EXERCISE
Pull every line with "bool" from the material.

INFORMATION SUPPLIED
# imkaywu/MVSKit

Hardware: AMD Instinct MI355X
Metric: patches/s (propagate+optim iteration), 12-view 1080p (higher is better)
Workload: dtype f32

## Files before the change

include/mvskit_engine.h:

```cpp
#ifndef MVSKIT_ENGINE_H
#define MVSKIT_ENGINE_H

#include <stddef.h>
#include <stdint.h>

#ifdef __cplusplus
extern "C" {
#endif

#ifndef MVS_MAX_IMAGES
#define MVS_MAX_IMAGES 32
#endif
#define MVS_LIST_CAP 16

typedef enum mvs_status {
    MVS_OK = 0,
    MVS_ERR_ARG = -1,
    MVS_ERR_STATE = -2,
    MVS_ERR_HIP = -3,
    MVS_ERR_CAPACITY = -4,
    MVS_ERR_NO_DEVICE = -5
} mvs_status;

typedef struct mvs_patch {
// ... 218 lines not shown
    int64_t neighbor_visited;
    int64_t neighbor_accepted;
    int64_t neighbor_retried;
    int64_t exchange_bytes;
} mvs_filter_stats;
int mvs_engine_filter_stats(mvs_engine* e, mvs_filter_stats* out);

int mvs_engine_pass(mvs_engine* e, int iter, int pass, mvs_counters* out);
int mvs_engine_export_counts(mvs_engine* e, int64_t* n_new, int64_t* n_kill, int32_t* per_view_new );
int mvs_engine_export_device(mvs_engine* e, void* d_new_records, int64_t cap_new, void* d_kill_ids, int64_t cap_kill);
int mvs_engine_commit_device(mvs_engine* e, const void* d_new_records, int64_t n_new, const void* d_kill_ids, int64_t n_kill);
int mvs_engine_commit_local(mvs_engine* e);

#define MVS_COMM_ID_BYTES 128
int mvs_comm_unique_id(void* id_out );
int mvs_engine_comm_init(mvs_engine* e, const void* id , int rank, int world);
int mvs_engine_comm_attach(mvs_engine* e, void* nccl_comm , int rank, int world);
int mvs_engine_comm_release(mvs_engine* e);
int mvs_engine_exchange(mvs_engine* e);
int mvs_engine_comm_info(mvs_engine* e, int* rank, int* world, int* comm_count, int* comm_rank);

int mvs_engine_depth_normal_map(mvs_engine* e, int view, int kind, float* depth, float* normal, int32_t* ids);

typedef enum mvs_probe_op {
    MVS_PROBE_NCC = 0,
    MVS_PROBE_PREPROCESS = 1,
    MVS_PROBE_REFINE = 2,
    MVS_PROBE_POSTPROCESS = 3,
    MVS_PROBE_COST = 4,
    MVS_PROBE_MATH = 5,
    MVS_PROBE_REFINE_X = 6
} mvs_probe_op;
int mvs_engine_probe(mvs_engine* e, int op, int64_t n, const mvs_patch* in_rec, const float* in_f,
                     mvs_patch* out_rec, float* out_f, int32_t* out_i);

typedef struct mvs_timing {
    float index_ms;
    float sweep_ms;
    float commit_ms;
    int32_t sweep_launches;
    float exchange_ms;
    int32_t sweep_jobs_listed;
    int64_t exchange_bytes;
    int64_t check_retried_cells;
} mvs_timing;
int mvs_engine_last_timing(mvs_engine* e, mvs_timing* t);

int mvs_engine_sweep_pairs(mvs_engine* e, int64_t out[6]);

int mvs_engine_sweep_repeats(mvs_engine* e, int64_t out[2]);

int mvs_engine_sweep_kernels(mvs_engine* e, int64_t out[2]);

#ifdef __cplusplus
}
#endif
#endif
```

mvskit_amd/csrc/mvs_device.cuh:

```cuda
#pragma once
#include <hip/hip_runtime.h>
#include <limits.h>
#include "mvs_types.h"

namespace mvsdev {

struct F3 { float x, y, z; };
struct F4 { float x, y, z, w; };

#define DEV __device__ __forceinline__

DEV int lane_id() { return (int)(threadIdx.x & 63u); }
DEV float fma_(float a, float b, float c) { return __builtin_fmaf(a, b, c); }
DEV int rli(int x, int l) { return __builtin_amdgcn_readlane(x, l); }
DEV float rlf(float x, int l) { return __int_as_float(__builtin_amdgcn_readlane(__float_as_int(x), l)); }
DEV int rfl(int x) { return __builtin_amdgcn_readfirstlane(x); }
DEV unsigned long long ballot(bool p) { return __ballot(p); }
#if MVS_LISTCAP > 32
typedef unsigned long long vmask_t;
DEV int vpop(vmask_t m) { return __popcll(m); }
#define MVS_VBITS 64
#else
typedef unsigned vmask_t;
DEV int vpop(vmask_t m) { return __popc(m); }
// ... 199 lines not shown
    const float fz = norm4(sub4(coord, ld4(vw->center)));
    const float ips = vw->ipscale;
    if (ips == 0.0f) return 1.0f;
    return div_rn(2.0f * fz * (float)(1 << prm.level), ips);
}
DEV void cell_of(const DParams& prm, const DView* vw, F4 coord, int& ix, int& iy) {
    float P[12];
    load_P(vw, prm.level, P);
    const F3 ic = project_regs(P, coord);
    ix = ((int)floorf(ic.x + 0.5f)) / prm.csize;
    iy = ((int)floorf(ic.y + 0.5f)) / prm.csize;
}
template <int LANE> DEV float row_bcast_f(float x) {
    return __int_as_float(__builtin_amdgcn_update_dpp(0, __float_as_int(x), 0x150 + LANE, 0xf, 0xf, false));
}
template <int LANE, int BANKS> DEV float row_bcast_banks_f(float old, float x) {
    return __int_as_float(__builtin_amdgcn_update_dpp(__float_as_int(old), __float_as_int(x), 0x150 + LANE, 0xf, BANKS, false));
}
template <int LANE, bool PAIR> DEV float half_bcast_f(float x) {
    if constexpr (PAIR) return row_bcast_banks_f<8 + LANE, 0xC>(row_bcast_banks_f<LANE, 0x3>(x, x), x);
    else return row_bcast_f<LANE>(x);
}
template <bool PAIR = false>
DEV void get_paxes(const DParams& prm, const DView* vw, F4 coord, F4 normal, F4& px, F4& py) {
    const F4 ctr = ld4(vw->center);
    const float ips = vw->ipscale;
    const F3 xax = ld3(vw->xaxis);
    float P[12];
    load_P(vw, prm.level, P);
    float pscale = 1.0f;
    if (ips != 0.0f) pscale = div_rn(2.0f * norm4(sub4(coord, ctr)) * (float)(1 << prm.level), ips);
    F3 n3{normal.x, normal.y, normal.z};
    F3 y3 = cross3(n3, xax);
    y3 = nrm3(y3);
    F3 x3 = cross3(y3, n3);
    px = {x3.x * pscale, x3.y * pscale, x3.z * pscale, 0.0f};
    py = {y3.x * pscale, y3.y * pscale, y3.z * pscale, 0.0f};
    const int j = lane_id() & (PAIR ? 7 : 15);
    const float a = j == 1 ? 1.0f : 0.0f, b = j == 2 ? 1.0f : 0.0f;
    const F4 X{fma_(b, py.x, fma_(a, px.x, coord.x)), fma_(b, py.y, fma_(a, px.y, coord.y)), fma_(b, py.z, fma_(a, px.z, coord.z)), coord.w};
    const F3 ic = project_regs(P, X);
    const F3 c0{half_bcast_f<0, PAIR>(ic.x), half_bcast_f<0, PAIR>(ic.y), half_bcast_f<0, PAIR>(ic.z)};
    const float inv = rcp_rn(norm3(sub3(ic, c0)));
    px = scl4(px, half_bcast_f<1, PAIR>(inv));
    py = scl4(py, half_bcast_f<2, PAIR>(inv));
}
DEV float robustincc(float incc) { return div_rn(incc, 1 + 3 * incc); }
DEV float unrobustincc(float r) { return div_rn(r, 1 - 3 * r); }

struct Frame {
    float tlx, tly, dxx, dxy, dyx, dyy;
    int w;
    int ok;
    unsigned img_lo, img_hi;
};
DEV int level_diff(const DParams& prm, float ratio) {
    static_assert(0x3504F3 == (0x3FB504F3 & 0x7FFFFF), "mantissa of 1.414213562373095f");
    const int k = ((__float_as_int(ratio) + (0x800000 - 0x3504F3)) >> 23) - 127;
    const int ld = max(-4, min(2, k));
    return max(-prm.level, min(2, ld));
}
DEV float pow2_level(int ld) { return __int_as_float((127 + ld) << 23); }
DEV Frame make_frame(const DParams& prm, F4 coord, F4 px, F4 py, F4 pz, int v, bool active) {
    const DView* vw = prm.views + (active ? v : 0);
    const F4 ctr = ld4(vw->center);
    float P[12];
#pragma unroll
    for (int k = 0; k < 12; ++k) P[k] = vw->P[prm.level][k];
    const int W0 = vw->W[0], H0 = vw->H[0];
    const unsigned long long base_level = (unsigned long long)vw->img[prm.level];
    const F4 ray = nrm4(sub4(ctr, coord));
    const float weight = fmaxf(0.0f, dot4(ray, pz));
    F3 center = project_regs(P, coord);
    F3 dx = sub3(project_regs(P, add4(coord, px)), center);
    F3 dy = sub3(project_regs(P, add4(coord, py)), center);
    const float ratio = (norm3(dx) + norm3(dy)) / 2.0f;
    const int ld = level_diff(prm, ratio);
    const float iscale = pow2_level(-ld);
    const int newLevel = prm.level + ld;
    const unsigned long long base_new = (unsigned long long)vw->img[newLevel];
    center = scl3(center, iscale);
    dx = scl3(dx, iscale);
    dy = scl3(dy, iscale);
    const float m = (float)(prm.wsize / 2);
    const float ax = dx.x * m, bx = dy.x * m, ay = dx.y * m, by = dy.y * m;
    const float tlx = (center.x - ax) - bx, tly = (center.y - ay) - by;
    const float minx = (center.x - fabsf(ax)) - fabsf(bx), maxx = (center.x + fabsf(ax)) + fabsf(bx);
    const float miny = (center.y - fabsf(ay)) - fabsf(by), maxy = (center.y + fabsf(ay)) + fabsf(by);
    const int margin2 = 2;
    const int W = W0 >> newLevel, H = H0 >> newLevel;
    const bool inside = !(minx < margin2 || W - 1 - margin2 <= maxx || miny < margin2 || H - 1 - margin2 <= maxy);
    const bool ok = active && !(weight < prm.cosAngle1) && inside;
    Frame f;
    f.tlx = ok ? tlx : 0.0f; f.tly = ok ? tly : 0.0f;
    f.dxx = ok ? dx.x : 0.0f; f.dxy = ok ? dx.y : 0.0f; f.dyx = ok ? dy.x : 0.0f; f.dyy = ok ? dy.y : 0.0f;
    f.w = ok ? W : (W0 >> prm.level);
    f.ok = ok ? 1 : 0;
    const unsigned long long a = ok ? base_new : base_level;
    f.img_lo = (unsigned)(a & 0xffffffffull); f.img_hi = (unsigned)(a >> 32);
    return f;
}

struct __attribute__((packed, aligned(4))) Texel2 { uint32_t a, b; };

struct ClsConst {
    unsigned cs[3];
    int fb;
    int xbase, nx;
    unsigned xcs;
};
struct ClsLayout { int njx, lim, xbase, nx; };
__host__ __device__ inline ClsLayout cls_layout(int wsz) {
    const int nj = wsz >> 4, rem = wsz & 15;
    return {nj + (rem > 1 ? 1 : 0), rem > 1 ? wsz : 16 * nj, 16 * nj, rem == 1 ? 1 : 0};
}
__host__ __device__ inline bool cls_full_window(int wsz) {
    const ClsLayout l = cls_layout(wsz);
    return l.njx >= 3 && l.lim >= 48 && l.nx == 1;
}
struct WaveCtx {
    int lane;
    ClsConst cc;
    unsigned evals, view_evals;
#ifdef MVS_STAGE_TIMING
    unsigned long long st_acc[8];
    unsigned long long st_t;
#endif
};
struct WaveCtxFull : WaveCtx {};
template <class WC> struct wc_full_window { static constexpr bool value = false; };
template <> struct wc_full_window<WaveCtxFull> { static constexpr bool value = true; };
#ifdef MVS_STAGE_TIMING
#define WC_T0(wc) { (wc).st_t = (unsigned long long)__builtin_amdgcn_s_memtime(); }
#define WC_ADD(wc, k) { const unsigned long long t1_ = (unsigned long long)__builtin_amdgcn_s_memtime(); (wc).st_acc[k] += t1_ - (wc).st_t; (wc).st_t = t1_; }
#else
#define WC_T0(wc)
#define WC_ADD(wc, k)
#endif

#define MVS_PIVOT_LDS4 192
#define MVS_FRAME_LDS_BYTES (64 * 48 + 16 * 16)
#define MVS_FRAME1_LDS_BYTES (48 * (MVS_LISTCAP > 16 ? MVS_LISTCAP : 16))
extern __shared__ float4 mvs_dyn_lds4[];
DEV void frames_publish(const WaveCtx& wc, const Frame& f, int nlanes) {
    __syncthreads();
    if (wc.lane < nlanes) {
        float4* d = mvs_dyn_lds4 + 3 * wc.lane;
        d[0] = make_float4(f.tlx, f.tly, f.dxx, f.dxy);
        d[1] = make_float4(f.dyx, f.dyy, __int_as_float(f.w), __int_as_float(f.ok));
        d[2] = make_float4(__int_as_float((int)f.img_lo), __int_as_float((int)f.img_hi), 0.0f, 0.0f);
    }
    __syncthreads();
}
DEV float inv_msd(const DParams& prm, float ssd) {
    float msd = sqrt_rn(ssd * prm.inv_3sz);
    if (msd == 0.0f) msd = 1.0f;
    return rcp_rn(msd);
}
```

EXERCISE OUTPUT
DEV unsigned long long ballot(bool p) { return __ballot(p); }
template <int LANE, bool PAIR> DEV float half_bcast_f(float x) {
template <bool PAIR = false>
DEV Frame make_frame(const DParams& prm, F4 coord, F4 px, F4 py, F4 pz, int v, bool active) {
    const bool inside = !(minx < margin2 || W - 1 - margin2 <= maxx || miny < margin2 || H - 1 - margin2 <= maxy);
    const bool ok = active && !(weight < prm.cosAngle1) && inside;
__host__ __device__ inline bool cls_full_window(int wsz) {
template <class WC> struct wc_full_window { static constexpr bool value = false; };
template <> struct wc_full_window<WaveCtxFull> { static constexpr bool value = true; };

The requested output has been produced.